PROBLEM TO SOLVE |
For each line below that includes the string "hipEventRecord", show the whole line.

GIVEN RECORDS Block Start

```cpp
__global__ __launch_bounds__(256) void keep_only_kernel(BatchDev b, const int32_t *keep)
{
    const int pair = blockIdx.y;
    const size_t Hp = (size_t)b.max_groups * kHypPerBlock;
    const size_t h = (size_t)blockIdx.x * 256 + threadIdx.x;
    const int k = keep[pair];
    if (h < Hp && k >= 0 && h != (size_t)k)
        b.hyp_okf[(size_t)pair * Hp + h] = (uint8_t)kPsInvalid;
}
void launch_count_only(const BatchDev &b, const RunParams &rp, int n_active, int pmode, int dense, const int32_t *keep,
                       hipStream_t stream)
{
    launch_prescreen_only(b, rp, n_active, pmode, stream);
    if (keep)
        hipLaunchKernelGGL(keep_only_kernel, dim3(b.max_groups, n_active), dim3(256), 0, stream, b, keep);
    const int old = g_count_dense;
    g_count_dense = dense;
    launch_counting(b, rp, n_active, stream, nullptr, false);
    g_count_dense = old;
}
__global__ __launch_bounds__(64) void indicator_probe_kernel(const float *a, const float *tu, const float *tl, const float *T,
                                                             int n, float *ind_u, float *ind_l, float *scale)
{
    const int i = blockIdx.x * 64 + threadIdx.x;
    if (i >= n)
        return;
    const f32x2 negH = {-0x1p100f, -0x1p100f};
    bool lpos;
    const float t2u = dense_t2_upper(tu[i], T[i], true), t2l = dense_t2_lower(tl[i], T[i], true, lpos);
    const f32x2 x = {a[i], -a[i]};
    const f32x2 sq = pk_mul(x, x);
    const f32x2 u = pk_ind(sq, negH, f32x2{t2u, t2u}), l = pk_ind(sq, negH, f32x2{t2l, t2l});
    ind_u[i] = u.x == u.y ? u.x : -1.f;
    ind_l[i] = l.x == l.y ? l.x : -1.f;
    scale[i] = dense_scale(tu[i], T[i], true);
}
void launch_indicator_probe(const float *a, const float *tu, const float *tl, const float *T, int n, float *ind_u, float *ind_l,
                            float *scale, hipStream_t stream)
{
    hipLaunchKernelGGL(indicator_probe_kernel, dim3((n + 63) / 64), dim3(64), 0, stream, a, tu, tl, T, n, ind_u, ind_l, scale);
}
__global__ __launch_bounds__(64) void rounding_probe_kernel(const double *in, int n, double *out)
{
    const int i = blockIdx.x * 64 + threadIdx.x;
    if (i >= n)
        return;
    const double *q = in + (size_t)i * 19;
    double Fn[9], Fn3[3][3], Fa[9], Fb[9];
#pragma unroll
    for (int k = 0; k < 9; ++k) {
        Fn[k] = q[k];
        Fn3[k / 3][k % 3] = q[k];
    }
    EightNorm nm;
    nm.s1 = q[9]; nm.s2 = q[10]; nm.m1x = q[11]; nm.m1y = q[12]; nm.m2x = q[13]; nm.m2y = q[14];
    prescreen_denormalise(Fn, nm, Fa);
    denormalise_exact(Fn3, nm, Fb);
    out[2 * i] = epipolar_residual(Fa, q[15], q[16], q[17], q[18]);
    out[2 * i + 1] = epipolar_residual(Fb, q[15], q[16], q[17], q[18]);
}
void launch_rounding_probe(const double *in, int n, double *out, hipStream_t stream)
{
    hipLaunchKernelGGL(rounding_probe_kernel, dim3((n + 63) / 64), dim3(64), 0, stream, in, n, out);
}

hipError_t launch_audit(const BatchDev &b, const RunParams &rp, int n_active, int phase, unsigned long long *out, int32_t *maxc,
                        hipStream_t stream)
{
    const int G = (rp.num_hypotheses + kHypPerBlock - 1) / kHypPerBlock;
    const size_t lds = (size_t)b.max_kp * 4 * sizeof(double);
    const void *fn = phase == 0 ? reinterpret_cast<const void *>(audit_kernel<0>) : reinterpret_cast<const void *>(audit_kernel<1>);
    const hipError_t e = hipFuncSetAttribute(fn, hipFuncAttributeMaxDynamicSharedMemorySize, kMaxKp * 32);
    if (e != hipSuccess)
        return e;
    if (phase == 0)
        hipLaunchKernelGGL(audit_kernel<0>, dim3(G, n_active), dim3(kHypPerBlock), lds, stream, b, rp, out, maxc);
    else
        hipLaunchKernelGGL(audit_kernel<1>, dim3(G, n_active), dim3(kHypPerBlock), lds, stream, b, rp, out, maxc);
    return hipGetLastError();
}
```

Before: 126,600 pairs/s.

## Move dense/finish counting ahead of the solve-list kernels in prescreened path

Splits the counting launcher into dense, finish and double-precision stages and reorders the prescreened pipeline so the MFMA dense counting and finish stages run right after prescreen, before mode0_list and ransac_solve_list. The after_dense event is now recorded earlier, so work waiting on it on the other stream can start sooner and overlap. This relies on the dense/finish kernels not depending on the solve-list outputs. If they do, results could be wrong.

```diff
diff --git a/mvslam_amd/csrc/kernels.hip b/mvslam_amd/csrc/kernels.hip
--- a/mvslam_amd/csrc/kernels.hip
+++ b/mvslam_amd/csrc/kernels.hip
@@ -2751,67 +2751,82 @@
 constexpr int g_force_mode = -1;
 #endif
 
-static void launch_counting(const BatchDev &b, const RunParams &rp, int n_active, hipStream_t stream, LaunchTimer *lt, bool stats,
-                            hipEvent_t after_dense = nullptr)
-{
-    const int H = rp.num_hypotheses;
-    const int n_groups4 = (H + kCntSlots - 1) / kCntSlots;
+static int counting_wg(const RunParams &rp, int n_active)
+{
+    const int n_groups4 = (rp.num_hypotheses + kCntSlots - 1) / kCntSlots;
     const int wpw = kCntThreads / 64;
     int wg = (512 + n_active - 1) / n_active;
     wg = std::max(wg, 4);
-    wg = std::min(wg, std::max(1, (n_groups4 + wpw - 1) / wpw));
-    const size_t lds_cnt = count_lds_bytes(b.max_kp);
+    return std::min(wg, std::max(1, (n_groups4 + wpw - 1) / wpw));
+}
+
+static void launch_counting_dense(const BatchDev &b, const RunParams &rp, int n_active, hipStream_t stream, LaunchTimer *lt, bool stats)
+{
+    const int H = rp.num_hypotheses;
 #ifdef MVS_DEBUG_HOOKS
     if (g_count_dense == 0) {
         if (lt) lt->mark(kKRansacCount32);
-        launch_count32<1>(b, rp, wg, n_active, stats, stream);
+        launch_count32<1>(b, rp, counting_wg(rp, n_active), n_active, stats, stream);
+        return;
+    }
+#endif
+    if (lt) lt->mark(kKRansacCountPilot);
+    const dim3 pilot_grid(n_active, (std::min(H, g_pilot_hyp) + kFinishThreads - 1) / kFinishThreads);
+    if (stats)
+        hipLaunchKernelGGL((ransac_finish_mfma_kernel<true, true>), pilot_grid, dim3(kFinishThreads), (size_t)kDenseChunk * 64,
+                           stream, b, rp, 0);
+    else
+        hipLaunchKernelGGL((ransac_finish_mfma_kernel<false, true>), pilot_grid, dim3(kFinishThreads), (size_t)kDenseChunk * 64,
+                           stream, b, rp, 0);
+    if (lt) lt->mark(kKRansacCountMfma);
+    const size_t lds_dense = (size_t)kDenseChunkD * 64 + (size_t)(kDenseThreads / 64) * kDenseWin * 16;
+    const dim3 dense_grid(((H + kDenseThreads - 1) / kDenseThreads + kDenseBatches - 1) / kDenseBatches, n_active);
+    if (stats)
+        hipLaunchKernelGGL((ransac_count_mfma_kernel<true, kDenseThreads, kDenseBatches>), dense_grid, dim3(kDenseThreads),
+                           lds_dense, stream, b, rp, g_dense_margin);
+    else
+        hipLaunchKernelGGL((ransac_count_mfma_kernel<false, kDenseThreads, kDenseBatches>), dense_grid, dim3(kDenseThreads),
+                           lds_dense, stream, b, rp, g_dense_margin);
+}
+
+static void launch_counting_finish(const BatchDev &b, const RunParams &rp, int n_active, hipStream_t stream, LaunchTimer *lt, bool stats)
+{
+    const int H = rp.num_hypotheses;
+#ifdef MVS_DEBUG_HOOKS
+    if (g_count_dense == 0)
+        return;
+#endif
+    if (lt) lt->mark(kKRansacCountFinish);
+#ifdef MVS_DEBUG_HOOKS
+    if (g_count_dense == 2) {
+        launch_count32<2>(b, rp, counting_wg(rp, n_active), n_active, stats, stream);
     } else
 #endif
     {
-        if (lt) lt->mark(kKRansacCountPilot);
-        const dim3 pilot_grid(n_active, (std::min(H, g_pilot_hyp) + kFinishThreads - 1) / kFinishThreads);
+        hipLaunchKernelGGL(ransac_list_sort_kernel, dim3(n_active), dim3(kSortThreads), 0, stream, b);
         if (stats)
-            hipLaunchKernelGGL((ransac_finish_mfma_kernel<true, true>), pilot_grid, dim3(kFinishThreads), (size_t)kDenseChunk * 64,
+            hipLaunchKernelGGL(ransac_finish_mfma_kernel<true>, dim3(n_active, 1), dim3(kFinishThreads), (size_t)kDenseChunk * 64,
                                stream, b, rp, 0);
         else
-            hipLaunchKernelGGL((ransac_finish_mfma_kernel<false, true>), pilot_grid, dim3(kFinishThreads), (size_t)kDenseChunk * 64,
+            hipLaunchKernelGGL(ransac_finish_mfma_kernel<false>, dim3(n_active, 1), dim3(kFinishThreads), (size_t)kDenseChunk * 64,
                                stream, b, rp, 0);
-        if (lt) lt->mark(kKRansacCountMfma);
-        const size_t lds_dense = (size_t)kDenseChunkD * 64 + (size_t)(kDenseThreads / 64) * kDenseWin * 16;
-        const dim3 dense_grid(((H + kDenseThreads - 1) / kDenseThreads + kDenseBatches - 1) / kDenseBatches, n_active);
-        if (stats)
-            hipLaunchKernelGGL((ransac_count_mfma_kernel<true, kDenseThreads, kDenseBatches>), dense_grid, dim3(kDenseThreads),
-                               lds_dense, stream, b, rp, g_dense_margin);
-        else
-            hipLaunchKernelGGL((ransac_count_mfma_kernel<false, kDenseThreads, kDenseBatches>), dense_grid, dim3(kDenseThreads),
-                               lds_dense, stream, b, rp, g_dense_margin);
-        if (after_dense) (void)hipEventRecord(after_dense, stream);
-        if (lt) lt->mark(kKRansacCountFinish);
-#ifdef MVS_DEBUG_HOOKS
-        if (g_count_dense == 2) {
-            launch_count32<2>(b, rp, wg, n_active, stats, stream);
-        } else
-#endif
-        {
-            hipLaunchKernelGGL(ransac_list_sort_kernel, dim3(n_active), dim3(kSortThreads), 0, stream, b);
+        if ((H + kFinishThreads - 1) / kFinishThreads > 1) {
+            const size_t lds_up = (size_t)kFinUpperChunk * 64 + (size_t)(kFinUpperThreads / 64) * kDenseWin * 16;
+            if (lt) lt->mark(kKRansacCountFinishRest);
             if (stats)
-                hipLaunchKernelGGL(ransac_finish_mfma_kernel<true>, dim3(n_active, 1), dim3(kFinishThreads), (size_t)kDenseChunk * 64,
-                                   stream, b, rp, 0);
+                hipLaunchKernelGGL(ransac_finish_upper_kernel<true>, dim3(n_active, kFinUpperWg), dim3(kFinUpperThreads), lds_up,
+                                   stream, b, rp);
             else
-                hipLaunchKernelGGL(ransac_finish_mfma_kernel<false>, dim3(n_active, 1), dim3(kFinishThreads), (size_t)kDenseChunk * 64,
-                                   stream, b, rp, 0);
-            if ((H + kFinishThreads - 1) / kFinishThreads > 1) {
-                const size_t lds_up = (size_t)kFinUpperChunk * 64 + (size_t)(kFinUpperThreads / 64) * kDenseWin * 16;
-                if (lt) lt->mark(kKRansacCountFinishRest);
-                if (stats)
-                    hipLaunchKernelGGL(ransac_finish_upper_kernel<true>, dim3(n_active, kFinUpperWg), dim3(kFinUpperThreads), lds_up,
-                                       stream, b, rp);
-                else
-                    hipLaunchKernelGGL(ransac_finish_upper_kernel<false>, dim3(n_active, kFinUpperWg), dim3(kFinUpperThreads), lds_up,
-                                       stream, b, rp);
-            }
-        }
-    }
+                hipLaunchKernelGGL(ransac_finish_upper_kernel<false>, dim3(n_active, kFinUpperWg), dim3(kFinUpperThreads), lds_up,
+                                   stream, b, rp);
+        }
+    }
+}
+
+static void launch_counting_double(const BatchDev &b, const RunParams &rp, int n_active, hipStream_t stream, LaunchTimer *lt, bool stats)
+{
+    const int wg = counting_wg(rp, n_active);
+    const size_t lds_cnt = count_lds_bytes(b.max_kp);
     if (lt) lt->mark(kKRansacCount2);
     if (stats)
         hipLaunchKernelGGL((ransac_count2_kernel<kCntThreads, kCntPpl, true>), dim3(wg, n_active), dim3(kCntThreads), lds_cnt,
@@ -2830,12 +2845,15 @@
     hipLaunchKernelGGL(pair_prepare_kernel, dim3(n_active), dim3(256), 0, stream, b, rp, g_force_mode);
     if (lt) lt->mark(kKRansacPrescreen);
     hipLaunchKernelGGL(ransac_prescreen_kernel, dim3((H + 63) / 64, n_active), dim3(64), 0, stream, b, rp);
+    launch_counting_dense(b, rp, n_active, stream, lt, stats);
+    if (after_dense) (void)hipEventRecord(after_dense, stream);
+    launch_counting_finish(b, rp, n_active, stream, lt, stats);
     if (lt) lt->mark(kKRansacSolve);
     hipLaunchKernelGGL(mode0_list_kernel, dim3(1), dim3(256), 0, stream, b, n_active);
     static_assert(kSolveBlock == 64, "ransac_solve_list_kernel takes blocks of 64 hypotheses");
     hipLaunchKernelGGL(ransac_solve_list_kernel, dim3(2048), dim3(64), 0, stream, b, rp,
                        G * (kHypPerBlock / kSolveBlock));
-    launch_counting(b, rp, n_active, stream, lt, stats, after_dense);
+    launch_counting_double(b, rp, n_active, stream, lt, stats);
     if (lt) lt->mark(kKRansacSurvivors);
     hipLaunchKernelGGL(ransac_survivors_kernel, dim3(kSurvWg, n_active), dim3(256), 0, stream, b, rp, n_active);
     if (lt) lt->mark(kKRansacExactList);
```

GIVEN RECORDS Block End
GIVEN RECORDS Block Start

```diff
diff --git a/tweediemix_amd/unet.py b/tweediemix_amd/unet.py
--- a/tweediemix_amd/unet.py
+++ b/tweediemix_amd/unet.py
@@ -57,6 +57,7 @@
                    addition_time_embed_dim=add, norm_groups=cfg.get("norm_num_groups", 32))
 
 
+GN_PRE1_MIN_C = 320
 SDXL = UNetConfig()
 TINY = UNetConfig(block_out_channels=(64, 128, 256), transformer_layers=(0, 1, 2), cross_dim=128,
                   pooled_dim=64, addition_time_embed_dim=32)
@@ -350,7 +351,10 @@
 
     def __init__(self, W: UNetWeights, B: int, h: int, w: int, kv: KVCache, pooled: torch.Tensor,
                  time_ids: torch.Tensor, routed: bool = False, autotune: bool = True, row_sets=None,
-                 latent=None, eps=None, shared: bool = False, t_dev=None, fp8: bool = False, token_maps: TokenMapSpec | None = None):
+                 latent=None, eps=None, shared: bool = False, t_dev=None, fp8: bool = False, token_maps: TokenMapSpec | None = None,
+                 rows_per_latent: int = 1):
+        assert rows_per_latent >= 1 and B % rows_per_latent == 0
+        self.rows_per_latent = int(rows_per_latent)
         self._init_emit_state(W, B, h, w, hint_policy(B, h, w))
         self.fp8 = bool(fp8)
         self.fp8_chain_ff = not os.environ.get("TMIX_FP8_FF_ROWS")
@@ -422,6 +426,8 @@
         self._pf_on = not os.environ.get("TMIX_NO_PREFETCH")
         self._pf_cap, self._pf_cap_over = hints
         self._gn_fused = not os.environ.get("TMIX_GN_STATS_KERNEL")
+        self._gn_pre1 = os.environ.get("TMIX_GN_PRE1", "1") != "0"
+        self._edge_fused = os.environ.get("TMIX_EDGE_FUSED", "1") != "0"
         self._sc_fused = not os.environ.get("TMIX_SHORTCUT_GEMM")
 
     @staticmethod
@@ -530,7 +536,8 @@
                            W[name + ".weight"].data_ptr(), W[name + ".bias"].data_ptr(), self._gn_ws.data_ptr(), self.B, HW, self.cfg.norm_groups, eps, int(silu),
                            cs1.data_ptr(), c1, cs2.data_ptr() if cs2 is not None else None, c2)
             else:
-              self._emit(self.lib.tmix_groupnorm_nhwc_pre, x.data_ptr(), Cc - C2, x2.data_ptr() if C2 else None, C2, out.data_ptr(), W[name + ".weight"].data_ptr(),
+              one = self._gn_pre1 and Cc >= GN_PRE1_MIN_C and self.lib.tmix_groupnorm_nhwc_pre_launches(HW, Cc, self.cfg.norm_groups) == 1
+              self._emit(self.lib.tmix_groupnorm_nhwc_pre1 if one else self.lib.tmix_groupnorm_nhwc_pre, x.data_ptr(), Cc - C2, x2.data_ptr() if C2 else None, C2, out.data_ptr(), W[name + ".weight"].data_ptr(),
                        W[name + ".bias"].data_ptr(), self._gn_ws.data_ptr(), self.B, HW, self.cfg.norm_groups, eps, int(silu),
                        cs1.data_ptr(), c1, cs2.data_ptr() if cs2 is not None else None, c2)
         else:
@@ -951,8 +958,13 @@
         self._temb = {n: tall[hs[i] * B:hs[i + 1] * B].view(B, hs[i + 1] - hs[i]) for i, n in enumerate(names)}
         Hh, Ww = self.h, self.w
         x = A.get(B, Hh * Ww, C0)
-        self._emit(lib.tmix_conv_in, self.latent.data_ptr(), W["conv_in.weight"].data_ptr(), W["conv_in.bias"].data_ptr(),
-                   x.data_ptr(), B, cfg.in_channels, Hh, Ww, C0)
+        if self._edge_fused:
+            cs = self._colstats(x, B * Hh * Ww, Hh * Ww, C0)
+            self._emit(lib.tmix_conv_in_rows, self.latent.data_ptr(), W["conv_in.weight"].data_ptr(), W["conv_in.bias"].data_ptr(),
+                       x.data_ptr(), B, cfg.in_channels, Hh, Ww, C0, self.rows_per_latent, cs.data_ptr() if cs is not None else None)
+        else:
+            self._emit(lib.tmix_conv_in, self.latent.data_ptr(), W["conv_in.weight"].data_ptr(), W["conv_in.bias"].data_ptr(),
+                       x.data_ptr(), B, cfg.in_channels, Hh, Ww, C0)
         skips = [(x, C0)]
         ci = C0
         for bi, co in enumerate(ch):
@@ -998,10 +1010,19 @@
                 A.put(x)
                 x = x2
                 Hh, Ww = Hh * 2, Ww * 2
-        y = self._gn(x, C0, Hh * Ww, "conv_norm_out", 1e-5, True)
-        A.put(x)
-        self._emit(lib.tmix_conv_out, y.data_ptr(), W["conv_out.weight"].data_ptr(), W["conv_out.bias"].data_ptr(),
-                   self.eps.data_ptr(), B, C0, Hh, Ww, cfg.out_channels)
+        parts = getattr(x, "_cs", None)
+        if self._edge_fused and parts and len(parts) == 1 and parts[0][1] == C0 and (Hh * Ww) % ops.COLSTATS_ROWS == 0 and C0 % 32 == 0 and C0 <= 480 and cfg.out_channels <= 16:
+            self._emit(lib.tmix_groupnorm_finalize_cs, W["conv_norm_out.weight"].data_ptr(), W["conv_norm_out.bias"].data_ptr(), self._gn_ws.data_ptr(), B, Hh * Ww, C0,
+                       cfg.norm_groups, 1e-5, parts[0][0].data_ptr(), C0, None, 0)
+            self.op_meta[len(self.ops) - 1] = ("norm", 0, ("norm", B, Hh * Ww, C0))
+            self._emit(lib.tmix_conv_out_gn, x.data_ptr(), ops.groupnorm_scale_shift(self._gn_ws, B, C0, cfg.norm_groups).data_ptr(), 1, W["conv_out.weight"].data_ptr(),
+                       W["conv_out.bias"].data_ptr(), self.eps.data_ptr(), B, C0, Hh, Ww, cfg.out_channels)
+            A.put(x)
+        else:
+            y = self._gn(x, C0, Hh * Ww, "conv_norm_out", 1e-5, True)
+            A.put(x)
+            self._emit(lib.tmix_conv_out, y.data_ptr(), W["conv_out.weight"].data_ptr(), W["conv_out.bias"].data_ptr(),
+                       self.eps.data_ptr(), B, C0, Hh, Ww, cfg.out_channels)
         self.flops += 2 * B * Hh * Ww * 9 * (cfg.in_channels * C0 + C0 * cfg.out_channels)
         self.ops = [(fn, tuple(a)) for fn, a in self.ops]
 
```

GIVEN RECORDS Block End

OUTPUT OF THE EXERCISE |
-        if (after_dense) (void)hipEventRecord(after_dense, stream);
+    if (after_dense) (void)hipEventRecord(after_dense, stream);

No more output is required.